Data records
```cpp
constexpr int TM = 128, TN = 128, TK = 32;
constexpr int OP_FLOATS = TM * TK;
using lchar = __attribute__((address_space(3))) char;
using gchar = __attribute__((address_space(1))) char;

struct Batch {
    pnmn_gemm_desc d[PNMN_GEMM_MAX];
    int first[PNMN_GEMM_MAX + 1];
    int n;
};

template <bool KC>
__device__ __forceinline__ void load_tile(const gfloat* base, int64_t ld, int row0, int k0, int rows, int K, bool vec, int tid,
                                          f32x4 (&r)[4], int shift_t, const gfloat* h0, int64_t ld_h0) {
#pragma unroll
    for (int j = 0; j < 4; ++j) {
        const int p = tid + 256 * j;
        f32x4 v = f32x4{0.f, 0.f, 0.f, 0.f};
        if (KC) {
            const int row = row0 + (p >> 3), k = k0 + 4 * (p & 7);
            if (row < rows && k < K) {
                const gfloat* src = base + (int64_t)row * ld + k;
                if (vec && k + 3 < K) {
                    v = pnmn::load4(src);
                } else {
#pragma unroll
                    for (int e = 0; e < 4; ++e)
                        if (k + e < K) v[e] = src[e];
                }
            }
        } else {
            const int k = k0 + (p >> 5), row = row0 + 4 * (p & 31);
            if (k < K && row < rows) {
                const gfloat* src;
                bool zero = false;
                if (shift_t > 0) {
                    const int b = k / shift_t;
// ... 64 lines not shown
    int64_t piece, step;
    uint32_t off;

    __device__ __forceinline__ void start(const gfloat* origin, int64_t ld, int row0, int k0, int tid) {
        const int wave = __builtin_amdgcn_readfirstlane(tid >> 6), lane = tid & 63;
        const uint64_t o64 = (uint64_t)(uintptr_t)origin;
        const gchar* o = (const gchar*)(((uint64_t)(uint32_t)__builtin_amdgcn_readfirstlane((int)(o64 >> 32)) << 32) |
                                        (uint32_t)__builtin_amdgcn_readfirstlane((int)(uint32_t)o64));
        if (KC) {
            const int c = (lane & 7) ^ (lane >> 4);
            base = o + ((int64_t)(row0 + 32 * wave) * ld + k0) * 4;
            v0 = (uint32_t)((lane >> 3) * ld) * 4u + 16u * c, v1 = (uint32_t)((lane >> 3) * ld) * 4u + 16u * (c ^ 4);
            piece = 32 * ld, step = 4 * TK, off = (uint32_t)wave * 32u * 128u;
        } else {
            base = o + ((int64_t)(k0 + 8 * wave) * ld + row0) * 4;
            v0 = v1 = (uint32_t)((lane >> 5) * ld) * 4u + 16u * (lane & 31);
            piece = 8 * ld, step = 4 * (int64_t)TK * ld, off = (uint32_t)wave * 8u * 512u;
        }
    }
    __device__ __forceinline__ void issue(float* tile) {
        const uint32_t dst = __builtin_amdgcn_readfirstlane((uint32_t)(uintptr_t)((lchar*)tile)) + off;
#pragma unroll
        for (int j = 0; j < 4; ++j) {
            const uint64_t src = (uint64_t)(uintptr_t)(base + j * piece);
            asm volatile("s_mov_b32 m0, %2\n\ts_nop 0\n\tglobal_load_lds_dwordx4 %0, %1"
                         :
                         : "v"(KC && (j & 1) ? v1 : v0), "s"(src), "s"(dst + 1024u * j)
                         : "memory");
        }
        base += step;
    }
};

template <bool AKC, bool BKC>
__device__ __forceinline__ void contract(const pnmn_gemm_desc& d, int m0, int n0, int kbeg, int kend, float* lds, f32x16 (&acc)[2][2],
                                         bool want_cs, float (&cs)[2]) {
    const int tid = threadIdx.x, wave = tid >> 6, lane = tid & 63, i = lane & 31, h = lane >> 5;
    const int wm = wave >> 1, wn = wave & 1;
    const gfloat* A = as_global(d.a);
    const gfloat* Bm = as_global(d.b);
    const gfloat* h0 = as_global(d.shift_h0);
    const bool avec = (d.lda & 3) == 0 && ((uintptr_t)d.a & 15) == 0;
    const bool bvec = (d.ldb & 3) == 0 && ((uintptr_t)d.b & 15) == 0 && (d.shift_t == 0 || d.shift_h0 == nullptr ||
                                                                       ((d.ld_h0 & 3) == 0 && ((uintptr_t)d.shift_h0 & 15) == 0));
    float* la = lds;
    float* lb = lds + 2 * OP_FLOATS;
    const bool adir = avec && m0 + TM <= d.M, bdir = bvec && n0 + TN <= d.N && (BKC || d.shift_t == 0);
    const int kfull = kbeg + (kend - kbeg) / TK * TK;
    const float rcp_t = d.shift_t > 0 ? 1.f / (float)d.shift_t : 0.f;
    Direct<AKC> da;
    Direct<BKC> db;
    da.start(A, d.lda, m0, kbeg, tid);
    db.start(Bm, d.ldb, n0, kbeg, tid);
    auto loop = [&](auto ad_tag, auto bd_tag, int lo, int hi) {
        constexpr bool AD = decltype(ad_tag)::value, BD = decltype(bd_tag)::value;
        f32x4 ra[4], rb[4];
        auto fetch = [&](int k0, int st) {
            if constexpr (AD)
                da.issue(la + st * OP_FLOATS);
            else
                load_tile<AKC>(A, d.lda, m0, k0, d.M, kend, avec, tid, ra, 0, nullptr, 0);
            if constexpr (BD)
                db.issue(lb + st * OP_FLOATS);
            else if constexpr (AD && !BKC)
                load_tile_shift(Bm, d.ldb, n0, k0, tid, rb, d.shift_t, rcp_t, h0, d.ld_h0);
            else
                load_tile<BKC>(Bm, d.ldb, n0, k0, d.N, kend, bvec, tid, rb, BKC ? 0 : d.shift_t, h0, d.ld_h0);
        };
        auto commit = [&](int st) {
            if constexpr (!AD) store_tile<AKC>(la + st * OP_FLOATS, tid, ra);
            if constexpr (!BD) store_tile<BKC>(lb + st * OP_FLOATS, tid, rb);
        };
        if (lo >= hi) return;
        fetch(lo, 0);
        commit(0);
        asm volatile("s_waitcnt vmcnt(0)" ::: "memory");
        __syncthreads();
        int cur = 0;
        for (int k0 = lo; k0 < hi; k0 += TK) {
            const bool more = k0 + TK < hi;
            if (more) fetch(k0 + TK, cur ^ 1);
            const float* ca = la + cur * OP_FLOATS;
            const float* cb = lb + cur * OP_FLOATS;
#pragma unroll
            for (int q = 0; q < 4; ++q) {
                f32x4 a[2], b[2];
#pragma unroll
                for (int t = 0; t < 2; ++t) {
                    a[t] = frag<AKC>(ca, 64 * wm + 32 * t + i, q, h);
                    b[t] = frag<BKC>(cb, 64 * wn + 32 * t + i, q, h);
                }
                if (!AKC && want_cs) {
#pragma unroll
                    for (int t = 0; t < 2; ++t) cs[t] += (a[t][0] + a[t][1]) + (a[t][2] + a[t][3]);
                }
#pragma unroll
                for (int s = 0; s < 4; ++s)
#pragma unroll
                    for (int mt = 0; mt < 2; ++mt)
#pragma unroll
                        for (int nt = 0; nt < 2; ++nt)
                            acc[mt][nt] = __builtin_amdgcn_mfma_f32_32x32x2f32(a[mt][s], b[nt][s], acc[mt][nt], 0, 0, 0);
            }
            if (more) commit(cur ^ 1);
            asm volatile("s_waitcnt vmcnt(0)" ::: "memory");
            __syncthreads();
            cur ^= 1;
        }
    };
    using yes = std::true_type;
    using no = std::false_type;
    if (adir && bdir) {
        loop(yes{}, yes{}, kbeg, kfull);
        loop(no{}, no{}, kfull, kend);
    } else if (!BKC && adir && bvec && d.shift_t > 0 && n0 + TN <= d.N && kend <= (1 << 21)) {
        if constexpr (!BKC) {
            loop(yes{}, no{}, kbeg, kfull);
            loop(no{}, no{}, kfull, kend);
        }
    } else {
        loop(no{}, no{}, kbeg, kend);
    }
}

__global__ __launch_bounds__(256) __attribute__((amdgpu_waves_per_eu(2, 2))) void gemm_kernel(const Batch batch) {
    extern __shared__ __attribute__((aligned(16))) float lds[];
    for (int unit = blockIdx.x; unit < batch.first[batch.n]; unit += gridDim.x) {
    int pi = 0;
    while (pi + 1 < batch.n && unit >= batch.first[pi + 1]) ++pi;
    const pnmn_gemm_desc d = batch.d[pi];
    const int local = unit - batch.first[pi];
    const int tiles_n = (d.N + TN - 1) / TN, tiles_m = (d.M + TM - 1) / TM;
    const int split = d.split_k > 1 ? d.split_k : 1;
    const int chunk = local % split, tile = local / split;
    const int tm = tile / tiles_n, tn = tile % tiles_n;
    const int m0 = tm * TM, n0 = tn * TN;
    const int ktiles = (d.K + TK - 1) / TK;
    const int per = ktiles / split, extra = ktiles % split;
    const int kt0 = chunk * per + (chunk < extra ? chunk : extra);
    const int kt1 = kt0 + per + (chunk < extra ? 1 : 0);
    const int kbeg = kt0 * TK, kend = kt1 * TK < d.K ? kt1 * TK : d.K;

    f32x16 acc[2][2];
#pragma unroll
    for (int mt = 0; mt < 2; ++mt)
#pragma unroll
        for (int nt = 0; nt < 2; ++nt)
#pragma unroll
            for (int r = 0; r < 16; ++r) acc[mt][nt][r] = 0.f;
    const bool akc = !(d.flags & PNMN_GEMM_A_TRANSPOSED), bkc = (d.flags & PNMN_GEMM_B_TRANSPOSED) != 0;
    const bool want_cs = d.colsum != nullptr && !akc && tn == 0 && ((threadIdx.x >> 6) & 1) == 0;
    const bool tile_cs = d.colsum != nullptr && !akc && tn == 0;
    float cs[2] = {0.f, 0.f};
    if (kbeg < kend) {
        if (akc && bkc)
            contract<true, true>(d, m0, n0, kbeg, kend, lds, acc, false, cs);
        else if (akc)
            contract<true, false>(d, m0, n0, kbeg, kend, lds, acc, false, cs);
        else if (bkc)
            contract<false, true>(d, m0, n0, kbeg, kend, lds, acc, want_cs, cs);
        else
            contract<false, false>(d, m0, n0, kbeg, kend, lds, acc, want_cs, cs);
    }

    int tid = threadIdx.x, m0e = m0, n0e = n0;
    asm volatile("" : "+v"(tid), "+s"(m0e), "+s"(n0e));
    const int wave = tid >> 6, lane = tid & 63, i = lane & 31, h = lane >> 5;
    const int wm = wave >> 1, wn = wave & 1;
    if (tile_cs) {
        if (want_cs) {
#pragma unroll
            for (int t = 0; t < 2; ++t) lds[h * TM + 64 * wm + 32 * t + i] = cs[t];
        }
        __syncthreads();
        if (tid < TM) {
            const float t = lds[tid] + lds[TM + tid];
            if (split > 1) {
                as_global(d.workspace)[(size_t)tiles_m * tiles_n * split * (TM * TN) + ((size_t)tm * split + chunk) * TM + tid] = t;
            } else if (m0e + tid < d.M) {
                d.colsum[m0e + tid] = t;
                if (d.colsum2) d.colsum2[m0e + tid] = t;
            }
        }
        __syncthreads();
    }
    if (split > 1) {
        gfloat* ws = as_global(d.workspace) + ((size_t)tile * split + chunk) * (TM * TN);
#pragma unroll
        for (int mt = 0; mt < 2; ++mt)
#pragma unroll
            for (int nt = 0; nt < 2; ++nt)
#pragma unroll
                for (int r = 0; r < 16; ++r)
                    ws[(64 * wm + 32 * mt + 8 * (r >> 2) + 4 * h + (r & 3)) * TN + 64 * wn + 32 * nt + i] = acc[mt][nt][r];
        continue;
    }
    gfloat* C = as_global(d.c);
    const gfloat* bias = as_global(d.bias);
    const bool accumulate = (d.flags & PNMN_GEMM_ACCUMULATE) != 0;
#pragma unroll
    for (int nt = 0; nt < 2; ++nt) {
        const int col = n0e + 64 * wn + 32 * nt + i;
        if (col >= d.N) continue;
        const float bv = d.bias ? bias[col] : 0.f;
#pragma unroll
        for (int mt = 0; mt < 2; ++mt)
#pragma unroll
            for (int r = 0; r < 16; ++r) {
                const int row = m0e + 64 * wm + 32 * mt + 8 * (r >> 2) + 4 * h + (r & 3);
                if (row < d.M) {
                    gfloat* dst = C + (int64_t)row * d.ldc + col;
                    float v = acc[mt][nt][r] + bv;
                    if (accumulate) v += *dst;
                    *dst = v;
                }
            }
    }
    }
}

__global__ __launch_bounds__(256) void gemm_reduce_kernel(const Batch batch) {
    int pi = 0;
    while (pi + 1 < batch.n && (int)blockIdx.x >= batch.first[pi + 1]) ++pi;
    const pnmn_gemm_desc d = batch.d[pi];
    const int local = blockIdx.x - batch.first[pi];
    const int tiles_n = (d.N + TN - 1) / TN;
    const int quarter = local & 3, tile = local >> 2;
    const int m0 = (tile / tiles_n) * TM + 32 * quarter, n0 = (tile % tiles_n) * TN;
    const int split = d.split_k, tid = threadIdx.x;
    const gfloat* wt = as_global(d.workspace) + (size_t)tile * split * (TM * TN) + quarter * (32 * TN);
    f32x4 sum[4];
#pragma unroll
    for (int j = 0; j < 4; ++j) sum[j] = f32x4{0.f, 0.f, 0.f, 0.f};
    for (int c = 0; c < split; ++c) {
        const gfloat* wc = wt + (size_t)c * (TM * TN);
        f32x4 v[4];
#pragma unroll
        for (int j = 0; j < 4; ++j) v[j] = pnmn::load4(wc + 4 * (tid + 256 * j));
#pragma unroll
        for (int j = 0; j < 4; ++j) sum[j] += v[j];
    }
    if (d.colsum && (d.flags & PNMN_GEMM_A_TRANSPOSED) && quarter == 0 && tile % tiles_n == 0 && tid < TM) {
        const int tiles_m = (d.M + TM - 1) / TM, tm = tile / tiles_n;
        const gfloat* wc = as_global(d.workspace) + (size_t)tiles_m * tiles_n * split * (TM * TN) + (size_t)tm * split * TM + tid;
        float t = 0.f;
        for (int c = 0; c < split; ++c) t += wc[(size_t)c * TM];
        if (tm * TM + tid < d.M) {
            d.colsum[tm * TM + tid] = t;
            if (d.colsum2) d.colsum2[tm * TM + tid] = t;
        }
    }
    gfloat* C = as_global(d.c);
    const gfloat* bias = as_global(d.bias);
    const bool accumulate = (d.flags & PNMN_GEMM_ACCUMULATE) != 0;
    const bool cvec = (d.ldc & 3) == 0 && ((uintptr_t)d.c & 15) == 0;
#pragma unroll
    for (int j = 0; j < 4; ++j) {
        const int p = tid + 256 * j, row = m0 + (p >> 5), col = n0 + 4 * (p & 31);
        if (row >= d.M || col >= d.N) continue;
        gfloat* dst = C + (int64_t)row * d.ldc + col;
        f32x4 v = sum[j];
        if (cvec && col + 3 < d.N) {
            if (d.bias) {
// ... 53 lines not shown
        last_flag = old == slices - 1;
        if (last_flag) counter[blockIdx.x] = 0;
    }
    __syncthreads();
    if (!last_flag || c >= C) return;
    __threadfence();
    float total = 0.f;
    for (int k = 0; k < slices; ++k) total += __builtin_nontemporal_load(partial + (size_t)k * C + c);
    if (accumulate) total += out[c];
    out[c] = total;
    if (out2) out2[c] = total;
}

}

extern "C" int64_t pnmn_gemm_workspace_bytes(int M, int N, int split_k) {
    if (split_k <= 1) return 0;
    const int64_t tiles_m = (M + TM - 1) / TM, tiles = tiles_m * ((N + TN - 1) / TN);
    return (tiles * split_k * (TM * TN) + tiles_m * split_k * TM) * (int64_t)sizeof(float);
}

extern "C" int pnmn_gemm_split_k(int M, int N, int K, int cus) {
    const int64_t tiles = (int64_t)((M + TM - 1) / TM) * ((N + TN - 1) / TN);
    const int ktiles = (K + TK - 1) / TK;
    if (cus <= 0) cus = 256;
    int64_t want = (2 * (int64_t)cus + tiles - 1) / tiles;
    if (tiles >= cus) want = 1;
    const int most = ktiles / 4 > 0 ? ktiles / 4 : 1;
    if (want > most) want = most;
    if (want > 64) want = 64;
    return want < 1 ? 1 : (int)want;
}

extern "C" int pnmn_gemm(const pnmn_gemm_desc* descs, int n, void* stream) { return pnmn_gemm_cus(descs, n, 0, stream); }

extern "C" int pnmn_gemm_cus(const pnmn_gemm_desc* descs, int n, int max_workgroups, void* stream) {
    if (n <= 0) return 0;
    if (!descs || n > PNMN_GEMM_MAX) return PNMN_EINVAL;
    Batch b;
    int blocks = 0, live = 0;
    for (int k = 0; k < n; ++k) {
        const pnmn_gemm_desc& d = descs[k];
        if (d.M <= 0 || d.N <= 0) continue;
        if (!d.a || !d.b || !d.c || d.K < 0) return PNMN_EINVAL;
        if (d.split_k > 1 && !d.workspace) return PNMN_EINVAL;
        if (d.shift_t > 0 && (d.flags & PNMN_GEMM_B_TRANSPOSED)) return PNMN_ESHAPE;
        if (d.colsum && !(d.flags & PNMN_GEMM_A_TRANSPOSED)) return PNMN_ESHAPE;
        b.d[live] = d;
        b.first[live] = blocks;
        const int tiles = ((d.M + TM - 1) / TM) * ((d.N + TN - 1) / TN);
        blocks += tiles * (d.split_k > 1 ? d.split_k : 1);
        ++live;
    }
    if (!live) return 0;
    b.first[live] = blocks;
    b.n = live;
    constexpr size_t lds = (size_t)4 * OP_FLOATS * sizeof(float);
    static std::atomic<uint64_t> cfg{0};
    if (const int e = pnmn::opt_in_lds(reinterpret_cast<const void*>(gemm_kernel), lds, cfg)) return e;
    const int grid = (max_workgroups > 0 && max_workgroups < blocks) ? max_workgroups : blocks;
    hipLaunchKernelGGL(gemm_kernel, dim3(grid), dim3(256), lds, static_cast<hipStream_t>(stream), b);
    Batch r;
    int rblocks = 0, rlive = 0;
    for (int k = 0; k < live; ++k) {
        if (b.d[k].split_k <= 1) continue;
        r.d[rlive] = b.d[k];
        r.first[rlive] = rblocks;
        rblocks += 4 * ((b.d[k].M + TM - 1) / TM) * ((b.d[k].N + TN - 1) / TN);
        ++rlive;
    }
    if (rlive) {
        r.first[rlive] = rblocks;
        r.n = rlive;
        hipLaunchKernelGGL(gemm_reduce_kernel, dim3(rblocks), dim3(256), 0, static_cast<hipStream_t>(stream), r);
    }
    return (int)hipGetLastError();
}

extern "C" int64_t pnmn_colsum_workspace_bytes(int R, int C) {
    (void)R;
    return (int64_t)128 * C * sizeof(float) + (int64_t)((C + 255) / 256) * sizeof(int);
}

extern "C" int pnmn_colsum(const float* x, int64_t ld, int R, int C, float* out, float* out2, int accumulate, void* workspace,
                           void* stream) {
    if (C <= 0) return 0;
    if (!out || !workspace || (R > 0 && !x)) return PNMN_EINVAL;
    int slices = (R + 63) / 64;
    if (slices > 128) slices = 128;
    if (slices < 1) slices = 1;
    float* partial = static_cast<float*>(workspace);
    int* counter = reinterpret_cast<int*>(partial + (size_t)128 * C);
    const int vec = (ld & 3) == 0 && ((uintptr_t)x & 15) == 0;
    hipLaunchKernelGGL(colsum_kernel, dim3((C + 255) / 256, slices), dim3(256), 0, static_cast<hipStream_t>(stream), x, ld, R, C,
                       partial, counter, out, out2, accumulate, vec);
    return (int)hipGetLastError();
}
```

probnmn-clevr_amd/probnmn/_hip.py:

```python
import ctypes
import os
import time
from typing import Dict, Optional

import numpy as np
import torch
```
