template <bool SEM> __device__ __forceinline__ float ref_max(float x, float y) {
  if constexpr (SEM) return x > y ? x : y;
  else return fmaxf(x, y);
}
template <bool SEM> __device__ __forceinline__ float ref_max3(float x, float y, float z) { return ref_max<SEM>(ref_max<SEM>(x, y), z); }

Work item: In the records, find every line that has the string "auto" and copy it.

Output for this task:
    auto loop = [&](auto ad_tag, auto bd_tag, int lo, int hi) {
        auto fetch = [&](int k0, int st) {
        auto commit = [&](int st) {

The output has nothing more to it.